# Just had Manual Transmission fluid replaced with Amsoil Synchromesh......results...



## Diamond193 (Jul 28, 2019)

My clutch accumulator bypass kit is coming in the mail on Tuesday. Next monday my car is getting inspected and I'm putting synchromesh back in. This gm trans fluid is trash. The car shifts so inconsistent with the gm fluid.


----------



## Barry Allen (Apr 18, 2018)

I had filled with the 75W-90 gear lube and I liked the results. Shifts were much more smooth and it seemed like the 1-2 shift quit being notchy when it was cold.









Manual Transmission & Transaxle Gear Lube 75W-90


Shop Manual Transmission & Transaxle Gear Lube 75W-90 at AMSOIL. Find premium synthetic oil, filters and more online. Fast, free shipping available.




www.amsoil.com


----------



## 6Speed2016LT (Jun 14, 2016)

I was going to go that route, but was recommended the synchromesh being in Canada, it does get quite cold in certain areas...Today the high was 14F here...

Jason


----------



## Barry Allen (Apr 18, 2018)

6Speed2016LT said:


> I was going to go that route, but was recommended the synchromesh being in Canada, it does get quite cold in certain areas...Today the high was 14F here...

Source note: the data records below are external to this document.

# xxxupeng/stereo_toolbox

Hardware: AMD Instinct MI355X
Metric: stereo pairs/sec @ 540x960 D=192 (GwcNet_GC fwd+bwd) (higher is better)
Workload: dtype f32; 1 GPU; GwcNet_GC(maxdisp=192) train step: fwd+bwd+allreduce+Adam, 576x960 pairs (reference pad_to_2x shape), batch 1/GPU, fp32, synthetic randn inputs, deterministic filler weights; global_batch=1, parallelism=dp1, grad_sync=none (single rank: flat fp32 buffer packed, no collective), launch=eager, optimizer=torch.optim.Adam(fused=True)

## Files before the change

include/stx_hip.h:

```cpp
#ifndef STX_HIP_H
#define STX_HIP_H
#ifdef __cplusplus
extern "C" {
#endif

const char* stx_last_error(void);
const char* stx_build_info(void);
int stx_get_tuning(const char* name);
int stx_set_tuning(const char* name, int value);

int stx_cost_volume_fwd(const float* Lg, const float* Rg, int Cg, int G, const float* Lc, const float* Rc, int Cc,
                        const float* scale, float* vol, int B, int H, int W, int D, int mask_left, void* stream);
int stx_group_normalize_fwd(const float* x, float* y, int B, int C, int G, int HW, float out_scale, void* stream);
int stx_group_normalize_bwd(const float* x, const float* gy, float* gx, int B, int C, int G, int HW, float out_scale, void* stream);
int stx_cost_volume_bwd(const float* gvol, const float* Lg, const float* Rg, int Cg, int G, int Cc, float* gLg,
                        float* gRg, float* gLc, float* gRc, int B, int H, int W, int D, int mask_left, void* stream);

int stx_head_fwd(const float* cost, float* disp, float* stats, int B, int Dc, int Hc, int Wc, int D, int H, int W,
                 void* stream);
long long stx_head_bwd_workspace_floats(int B, int Dc, int H, int W);
int stx_head_bwd(const float* gdisp, const float* cost, const float* disp, const float* stats, float* gcost,
                 float* workspace, int B, int Dc, int Hc, int Wc, int D, int H, int W, void* stream);
int stx_head_fwd2(const float* cost, float* disp, float* stats, int B, int Dc, int Hc, int Wc, int D, int H, int W,
                  int align_corners, void* stream);
int stx_head_bwd2(const float* gdisp, const float* cost, const float* disp, const float* stats, float* gcost,
                  float* workspace, int B, int Dc, int Hc, int Wc, int D, int H, int W, int align_corners, void* stream);
int stx_softargmax_fwd(const float* x, float* out, int B, int D, int HW, void* stream);
int stx_argmax_fwd(const float* x, long long* out, int B, int D, int HW, void* stream);
int stx_unimodal_fwd(const float* x, float* out, int B, int D, int HW, void* stream);
int stx_dominant_modal_fwd(const float* x, float* out, int B, int D, int HW, void* stream);
int stx_modal_fwd(const float* x, float* out, float* aux, int B, int D, int HW, int kind, void* stream);
int stx_modal_bwd(const float* g, const float* out, const float* aux, float* gx, int B, int D, int HW, void* stream);
int stx_split_mode(const float* x, float* mode, unsigned char* mask, int B, int D, int HW, void* stream);
int stx_softmax_d_fwd(const float* x, float* y, int B, int D, int HW, void* stream);
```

Meh, it's fine. It shifts just fine in the cold.


----------



## SilveradoWTRT (May 10, 2020)

Diamond193 said:


> My clutch accumulator bypass kit is coming in the mail on Tuesday. Next monday my car is getting inspected and I'm putting synchromesh back in. This gm trans fluid is trash. The car shifts so inconsistent with the gm fluid.


Is this for gen 2?


----------



## 6Speed2016LT (Jun 14, 2016)

Barry Allen said:


> Meh, it's fine. It shifts just fine in the cold.


I will run this for a bit then try the stuff you used. Such a simple job as long as you have some ramps and a hour of time...


----------



## Barry Allen (Apr 18, 2018)

6Speed2016LT said:


> I will run this for a bit then try the stuff you used. Such a simple job as long as you have some ramps and a hour of time...


I had the Amsoil in the gearbox for about 5,000 miles. Then, the slave cylinder in my transmission needed changing under warranty and the Chevy dealership technician refilled the gearbox with AC Delco oil. I should have told him to drain and refill with the same fluid as it was very recently changed, but maybe their work orders for the job he did wouldn't allow that.


----------



## 6Speed2016LT (Jun 14, 2016)

Barry Allen said:


> I had the Amsoil in the gearbox for about 5,000 miles. Then, the slave cylinder in my transmission needed changing under warranty and the Chevy dealership technician refilled the gearbox with AC Delco oil. I should have told him to drain and refill with the same fluid as it was very recently changed, but maybe their work orders for the job he did wouldn't allow that.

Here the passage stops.